The field of computer vision is moving towards developing more efficient and human-aligned vision systems. Researchers are exploring new approaches to visual learning, such as structure-first pretraining, to induce more compact and generalizable visual representations. This direction is driven by the observation that humans can understand sparse, minimal representations like line drawings, and that structure underlies efficient visual understanding. The use of line drawings as a pretraining modality has been shown to produce models with stronger shape bias, more focused attention, and greater data efficiency. Additionally, there is a growing interest in developing lightweight human-centric vision models that can acquire strong generalization from large models through distillation-based pretraining frameworks. The trade-off between model complexity, training strategies, and alignment with human perception is also being investigated, highlighting the importance of considering human-like visual understanding in applications. Noteworthy papers in this area include:
- Learning More by Seeing Less: Line Drawing Pretraining for Efficient, Transferable, and Human-Aligned Vision, which proposes using line drawings as a structure-first pretraining modality to induce more compact and generalizable visual representations.
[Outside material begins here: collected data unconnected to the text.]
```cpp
template <bool GROUPED = false>
__global__ __launch_bounds__(512, 2) void gemm_tn_big_kernel(const uint16_t* __restrict__ A, int64_t lda,
                                                             const uint16_t* __restrict__ B, int64_t ldb, float* __restrict__ C,
                                                             int64_t ldc, float* __restrict__ slabs, int M, int N, int K, int kchunk,
                                                             int splits, int rfull, int accumulate,
                                                             const float* __restrict__ alpha_dev, int tiles_m, int tiles_n, TnGroup grp,
                                                             TnGroupOut gout) {
  constexpr int BM = 256, BN = 256, WN = 4;
  constexpr int TM = 128, TN = 64, AH = 64, AF = 2, NA = 2 * AF;
  constexpr int HT = 64 * 256;
  constexpr int STAGE = 4 * HT;
  constexpr int OFF_A0 = 0, OFF_B0 = HT, OFF_B1 = 2 * HT, OFF_A1 = 3 * HT;
  constexpr int W_ALL = 10;
  __shared__ __attribute__((aligned(1024))) char smem[2 * STAGE];

  const int t = threadIdx.x, lane = t & 63;
  const int wave = __builtin_amdgcn_readfirstlane(t >> 6);
  const int wm = wave / WN, wn = wave % WN;
  const bool grp1 = (wave >> 2) != 0;
#ifndef PLM_NO_PRIO_HALF_TN
  if (wave >= 4) __builtin_amdgcn_s_setprio(1);
#endif
  const int t16 = lane & 15;
  const int q = lane >> 4;
  const int n_full = rfull * tiles_n;
  const int n_rem = tiles_m * tiles_n - n_full;
  const int nkt = K / 64;
  const int g_ntl = GROUPED ? grp.tile_base[grp.count] : 0, g_nrem = GROUPED ? g_ntl - grp.n_full : 0;
  const int nitems = GROUPED ? grp.n_full + g_nrem * grp.splits : n_full + n_rem * splits;
  int c_prob = 0, c_tile = 0;

  auto coords = [&](int item, int& i0, int& j0, int& kbeg, int& kend, int& split) {
    int tile;
    if (GROUPED) {
      int t, lo, hi2;
      if (item < grp.n_full) {
        split = -1;
        t = item;
        lo = 0;
        hi2 = nkt;
      } else {
        const int j = item - grp.n_full;
        split = j / g_nrem;
        t = grp.n_full + (j - split * g_nrem);
        lo = min(nkt, split * grp.L);
        hi2 = min(nkt, (split + 1) * grp.L);
      }
      kbeg = kend = 0;
      i0 = j0 = 0;
      if (hi2 <= lo) return;
      t = __builtin_amdgcn_readfirstlane(t);
      int pidx = 0;
#pragma unroll
      for (int q = 1; q < PLM_TN_GROUP_MAX; ++q)
        if (q < grp.count && t >= grp.tile_base[q]) pidx = q;
      pidx = __builtin_amdgcn_readfirstlane(pidx);
      const int local = t - grp.tile_base[pidx];
      i0 = (local / grp.tiles_n[pidx]) * BM;
      j0 = (local % grp.tiles_n[pidx]) * BN;
      kbeg = lo * 64;
      kend = hi2 * 64;
      c_prob = pidx;
      c_tile = t;
      return;
    }
    if (item < n_full) {
      split = -1;
      tile = item;
      kbeg = 0;
      kend = K;
    } else {
      const int j = item - n_full;
      split = j / n_rem;
      tile = n_full + (j - split * n_rem);
      kbeg = min(K, split * kchunk);
      kend = min(K, kbeg + kchunk);
    }
    i0 = (tile / tiles_n) * BM;
    j0 = (tile % tiles_n) * BN;
  };

  unsigned pa[2][2], pb[2][2];
  const uint16_t* s_ap = A;
  const uint16_t* s_bp = B;
  int64_t s_lda = lda, s_ldb = ldb;
  auto set_ptrs = [&](int item) {
    int i0, j0, kbeg, kend, split;
    coords(item, i0, j0, kbeg, kend, split);
    const uint16_t* Ap = GROUPED ? grp.A[c_prob] : A;
    const uint16_t* Bp = GROUPED ? grp.B[c_prob] : B;
    const int Mp = GROUPED ? grp.M[c_prob] : M, Np = GROUPED ? grp.N[c_prob] : N;
    if (GROUPED) {
      s_lda = (int64_t)grp.lda[c_prob];
      s_ldb = (int64_t)grp.ldb[c_prob];
    }
    s_ap = Ap;
    s_bp = Bp;
#pragma unroll
    for (int i = 0; i < 2; ++i) {
      const int row = (i * 8 + wave) * 4 + (lane >> 4);
      const int pp = (lane & 15) >> 1, half16 = lane & 1;
      const int cb = (pp - tn_rot(row)) & 7;
      const int c = cb * 16 + half16 * 8;
#pragma unroll
      for (int h = 0; h < 2; ++h) {
        const int ci = i0 + (c / AH) * TM + h * AH + (c % AH);
        const int cj = j0 + (c / 32) * TN + h * 32 + (c % 32);
        pa[h][i] = (unsigned)(((int64_t)row * s_lda + min(ci, Mp - 8)) * 2);
        pb[h][i] = (unsigned)(((int64_t)row * s_ldb + min(cj, Np - 8)) * 2);
      }
    }
  };
  const unsigned smem_u = __builtin_amdgcn_readfirstlane(lds_addr_u32(smem));
  auto issue = [&](const uint16_t* base, const unsigned (&off)[2], int64_t ld, unsigned dst, int k0) {
    const uint16_t* kb = base + (int64_t)k0 * ld;
#pragma unroll
    for (int i = 0; i < 2; ++i) dma16_saddr_u32(kb, off[i], dst + (i * 8 + wave) * 1024);
  };
  auto tr_frag16 = [&](const char* ht, int c0, int ks) -> bf16x8_t {
    const int row = ks * 32 + q * 8 + (t16 >> 2);
    const char* p = ht + row * 256 + (((c0 >> 4) + tn_rot(row)) & 7) * 32 + (t16 & 3) * 8;
    return join_tr(lds_read_tr16(p), lds_read_tr16(p + 4 * 256));
  };

  const int first = xcd_remap(blockIdx.x, gridDim.x);
  if (first >= nitems) return;
  float alpha = alpha_dev ? *alpha_dev : 1.f;
  asm volatile("; alpha pinned" : "+v"(alpha));

  int s_item = first, s_k = 0, s_kend = 0;
  auto open_item = [&]() {
    while (s_item < nitems) {
      int i0, j0, kbeg, kend, split;
      coords(s_item, i0, j0, kbeg, kend, split);
      if (kend > kbeg) {
        s_k = kbeg;
        s_kend = kend;
        set_ptrs(s_item);
        return;
      }
      s_item += gridDim.x;
    }
  };
  int s_st = 0;
  auto advance_staged = [&]() {
    s_k += 64;
    s_st ^= 1;
    if (s_k >= s_kend) {
      s_item += gridDim.x;
      open_item();
    }
  };
  open_item();
  if (s_item < nitems) {
    issue(s_ap, pa[0], s_lda, smem_u + OFF_A0, s_k);
    issue(s_bp, pb[0], s_ldb, smem_u + OFF_B0, s_k);
    issue(s_bp, pb[1], s_ldb, smem_u + OFF_B1, s_k);
    issue(s_ap, pa[1], s_lda, smem_u + OFF_A1, s_k);
    advance_staged();
  }
  if (s_item < nitems) {
    issue(s_ap, pa[0], s_lda, smem_u + STAGE + OFF_A0, s_k);
    issue(s_bp, pb[0], s_ldb, smem_u + STAGE + OFF_B0, s_k);
    issue(s_bp, pb[1], s_ldb, smem_u + STAGE + OFF_B1, s_k);
    wait_vm<W_ALL>();
  } else {
    wait_vm<0>();
// ... 549 lines not shown
```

- Dynamic Pattern Alignment Learning for Pretraining Lightweight Human-Centric Vision Models, which presents a novel distillation-based pretraining framework for efficiently training lightweight human-centric vision models.
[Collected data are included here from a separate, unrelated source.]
# bennyguo/instant-nsr-pl

Measured on NVIDIA H100. Metric: rays/sec fwd+bwd (NeRF-Synthetic lego shape), higher is better.
Workload: dtype f16

## Files before the change

instant-nsr-pl_b200/csrc/nerf_fused_bwd.cu:

```cuda
#include <stdlib.h>
#include "nerf_fused.cuh"
#include "wgmma.cuh"

namespace {

constexpr int kWarps = 4;
constexpr int kThreads = kWarps * 32;
constexpr int kRows = kWarps * 16;
constexpr int kCtasPerSm = 2;

constexpr int T_X0 = 0;
constexpr int T_H1 = T_X0 + kRows * NF_LD32;
constexpr int T_CI = T_H1 + kRows * NSR_LD64;
constexpr int T_G1 = T_CI + kRows * NF_LD32;
constexpr int T_G2 = T_G1 + kRows * NSR_LD64;
constexpr int T_DC3 = T_G2 + kRows * NSR_LD64;
constexpr int T_DG2 = T_DC3 + kRows * 24;
constexpr int T_DG1 = T_DG2 + kRows * NSR_LD64;
constexpr int T_DO = T_DG1 + kRows * NSR_LD64;
constexpr int T_DH1 = T_DO + kRows * 24;
constexpr int T_X0B = T_DH1 + kRows * NSR_LD64;
constexpr int T_TOTAL = T_X0B + kRows * NF_LD32;
constexpr int S_XYZ = 0, S_DS = S_XYZ + kRows * 6, S_DRGB = S_DS + kRows, S_ROWF = S_DRGB + kRows * 3;
constexpr size_t kSmemBytes = (size_t)(NF_W_TOTAL + T_TOTAL) * sizeof(__half) + 2 * S_ROWF * sizeof(float);

__device__ __forceinline__ void cp_async16(void* smem_dst, const void* gsrc) {
  asm volatile("cp.async.cg.shared.global [%0], [%1], 16;" ::"r"((uint32_t)__cvta_generic_to_shared(smem_dst)), "l"(gsrc) : "memory");
}
__device__ __forceinline__ void cp_async_commit() { asm volatile("cp.async.commit_group;" ::: "memory"); }
__device__ __forceinline__ void cp_async_wait_all() { asm volatile("cp.async.wait_group 0;" ::: "memory"); }

constexpr int kSlots = 40 / kWarps;

struct WgradTile {
  int dy_off, ldy, x_off, ldx, m0, n0;
  int net, base, in_dim;
};

__device__ __forceinline__ WgradTile wgrad_tile(int t) {
  WgradTile w;
  if (t < 8) {
    w = {T_DH1, NSR_LD64, T_X0, NF_LD32, (t / 2) * 16, (t % 2) * 16, 0, 0, 32};
  } else if (t < 12) {
    w = {T_DO, 24, T_H1, NSR_LD64, 0, (t - 8) * 16, 0, 64 * 32, 64};
  } else if (t < 20) {
    const int u = t - 12;
    w = {T_DG1, NSR_LD64, T_CI, NF_LD32, (u / 2) * 16, (u % 2) * 16, 1, 0, 32};
  } else if (t < 36) {
    const int u = t - 20;
    w = {T_DG2, NSR_LD64, T_G1, NSR_LD64, (u / 4) * 16, (u % 4) * 16, 1, 64 * 32, 64};
  } else {
    w = {T_DC3, 24, T_G2, NSR_LD64, 0, (t - 36) * 16, 1, 64 * 32 + 64 * 64, 64};
  }
  return w;
}

__device__ __forceinline__ void relu_mask_pack(const float (&acc)[1][8][4], const uint32_t (&post)[1][4][4], uint32_t (&out)[1][4][4]) {
#pragma unroll
  for (int k = 0; k < 4; ++k)
#pragma unroll
    for (int j = 0; j < 4; ++j) {
      const __half2 hv = *reinterpret_cast<const __half2*>(&post[0][k][j]);
      const int nt = 2 * k + (j >> 1), i0 = (j & 1) * 2;
      const float d0 = __low2float(hv) > 0.f ? acc[0][nt][i0] : 0.f;
      const float d1 = __high2float(hv) > 0.f ? acc[0][nt][i0 + 1] : 0.f;
      out[0][k][j] = nsr_pack_h2(d0, d1);
    }
}
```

- Evolution of Low-Level and Texture Human-CLIP Alignment, which investigates the correlation between low-level human image quality assessments and CLIP's alignment with low-level human perception.
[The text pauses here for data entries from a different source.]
template <int DT>
__device__ __forceinline__ uint32_t tv_eval4(const AParams& P, const FrameDev& F, const double* rl, const float* zl, int xb, int y,
                                             const TvArgs& A, float (&X)[4], float (&Y)[4], float (&Z)[4], bool& over) {
    uint32_t mask = 0;
    const uint8_t* row = F.disp + (size_t)y * F.disp_step;
    if (DT == O3R_DISP_U8) {
        const uint32_t w = *reinterpret_cast<const uint32_t*>(row + xb);
        if (P.use_lut) {
            const double vy = __dadd_rn(__dmul_rn(P.q[5], (double)y), P.q[7]);
#pragma unroll
            for (int j = 0; j < 4; ++j) {
                const int d = (w >> (8 * j)) & 255;
                if (d > P.thr_i) {
                    mask |= 1u << j;
                    over = over || d > A.dlim_i;
                    const double s = rl[d];
                    const double v0 = __dadd_rn(__dmul_rn(P.q[0], (double)(xb + j)), P.q[3]);
                    X[j] = __double2float_rn(__dmul_rn(v0, s));
                    Y[j] = __double2float_rn(__dmul_rn(vy, s));
                    Z[j] = zl[d];
                }
            }
        } else {
#pragma unroll
            for (int j = 0; j < 4; ++j) {
                const int d = (w >> (8 * j)) & 255;
                if (d > P.thr_i) {
                    mask |= 1u << j;
                    double hw;
                    reproject_w(P, xb + j, y, (double)d, X[j], Y[j], Z[j], hw);
                    over = over || !(fabs(hw) < A.wlim);
                }
            }
        }
    } else {
        double dv[4];
        if (DT == O3R_DISP_U16) {
            const uint2 w = *reinterpret_cast<const uint2*>(row + 2 * (size_t)xb);
            dv[0] = __ddiv_rn((double)(w.x & 0xffffu), P.div); dv[1] = __ddiv_rn((double)(w.x >> 16), P.div);
            dv[2] = __ddiv_rn((double)(w.y & 0xffffu), P.div); dv[3] = __ddiv_rn((double)(w.y >> 16), P.div);
        } else if (DT == O3R_DISP_F32) {
            const float4 w = *reinterpret_cast<const float4*>(row + 4 * (size_t)xb);
            dv[0] = (double)w.x; dv[1] = (double)w.y; dv[2] = (double)w.z; dv[3] = (double)w.w;
        } else {
            const double2 a = *reinterpret_cast<const double2*>(row + 8 * (size_t)xb);
            const double2 b = *reinterpret_cast<const double2*>(row + 8 * (size_t)xb + 16);
            dv[0] = a.x; dv[1] = a.y; dv[2] = b.x; dv[3] = b.y;
        }
#pragma unroll
        for (int j = 0; j < 4; ++j)
            if (dv[j] > P.min_disp) {
                mask |= 1u << j;
                double hw;
                reproject_w(P, xb + j, y, dv[j], X[j], Y[j], Z[j], hw);
                over = over || !(fabs(hw) < A.wlim);
            }
    }
    return mask;
}

template <int R>
struct TvLater {
    static constexpr int W = 2 * R + 1, N = R + R * W;
    __device__ static __forceinline__ constexpr int bit(int dr, int dc) { return dr == 0 ? dc - 1 : R + (dr - 1) * W + (dc + R); }
    __device__ static __forceinline__ int offset(int k, int nc) {
        if (k < R) return k + 1;
        const int q = k - R, dr = q / W;
        return (dr + 1) * nc + (q - dr * W) - R;
    }
};

__device__ __forceinline__ void tv_st4(uint32_t* m, const uint32_t (&v)[4]) { *reinterpret_cast<uint4*>(m) = make_uint4(v[0], v[1], v[2], v[3]); }
__device__ __forceinline__ void tv_st4(unsigned long long* m, const unsigned long long (&v)[4]) {
    *reinterpret_cast<ulonglong2*>(m) = make_ulonglong2(v[0], v[1]);
    *reinterpret_cast<ulonglong2*>(m + 2) = make_ulonglong2(v[2], v[3]);
}
__device__ __forceinline__ void tv_ld4(const uint32_t* m, uint32_t (&v)[4]) {
    const uint4 a = *reinterpret_cast<const uint4*>(m);
    v[0] = a.x; v[1] = a.y; v[2] = a.z; v[3] = a.w;
}
__device__ __forceinline__ void tv_ld4(const unsigned long long* m, unsigned long long (&v)[4]) {
    const ulonglong2 a = *reinterpret_cast<const ulonglong2*>(m), b = *reinterpret_cast<const ulonglong2*>(m + 2);
    v[0] = a.x; v[1] = a.y; v[2] = b.x; v[3] = b.y;
}
__device__ __forceinline__ int tv_ffs(uint32_t m) { return __ffs((int)m) - 1; }
__device__ __forceinline__ int tv_ffs(unsigned long long m) { return __ffsll((long long)m) - 1; }

__device__ __forceinline__ void tv_place(const TvArgs& A, uint32_t t, uint32_t nb, uint32_t* out0) {
    const uint32_t at = nb ? atomicAdd(A.cursor, nb) : 0u;
    A.tile_cnt[t] = nb;
    A.tile_at[t] = at;
    if (at + nb > A.scratch_cap) {
        atomicOr(A.flags, TV_FLAG_SPACE);
        *out0 = 0xffffffffu;
    } else {
        *out0 = at;
    }
}
__device__ __forceinline__ void tv_cellbb(const TvArgs& A, const int* cmin, const int* cmax, int tid) {
    if (tid < 6) {
        int* gb = A.cellbb + tid;
        const int v = tid < 3 ? cmin[tid] : cmax[tid - 3];
        if (tid < 3) { if (v < *reinterpret_cast<volatile int*>(gb)) atomicMin(gb, v); }
        else { if (v > *reinterpret_cast<volatile int*>(gb)) atomicMax(gb, v); }
    }
}

__device__ __forceinline__ uint32_t tv_block_excl_scan(uint32_t v, uint32_t* sm, uint32_t& total) {
    const int lane = threadIdx.x & 31, warp = threadIdx.x >> 5;
    uint32_t inc = v;
#pragma unroll
    for (int o = 1; o < 32; o <<= 1) {
        uint32_t t = __shfl_up_sync(kFull, inc, o);
        if (lane >= o) inc += t;
    }
    if (lane == 31) sm[warp] = inc;
    __syncthreads();
    if (warp == 0) {
        uint32_t w = lane < kTvWarps ? sm[lane] : 0u, winc = w;
#pragma unroll
        for (int o = 1; o < 32; o <<= 1) {
            uint32_t t = __shfl_up_sync(kFull, winc, o);
            if (lane >= o) winc += t;
        }
        if (lane < kTvWarps) sm[lane] = winc - w;
        if (lane == kTvWarps - 1) sm[33] = winc;
    }
    __syncthreads();
    total = sm[33];
    const uint32_t r = sm[warp] + inc - v;
    __syncthreads();
    return r;
}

- Do Vision Transformers See Like Humans, which systematically analyzes the impact of model size, dataset size, data augmentation, and regularization on Vision Transformers' perceptual alignment with human judgments.
- Contrast Sensitivity Function of Multimodal Vision-Language Models, which introduces a novel method to estimate the contrast sensitivity function of multimodal vision-language models and assess their alignment with human perception.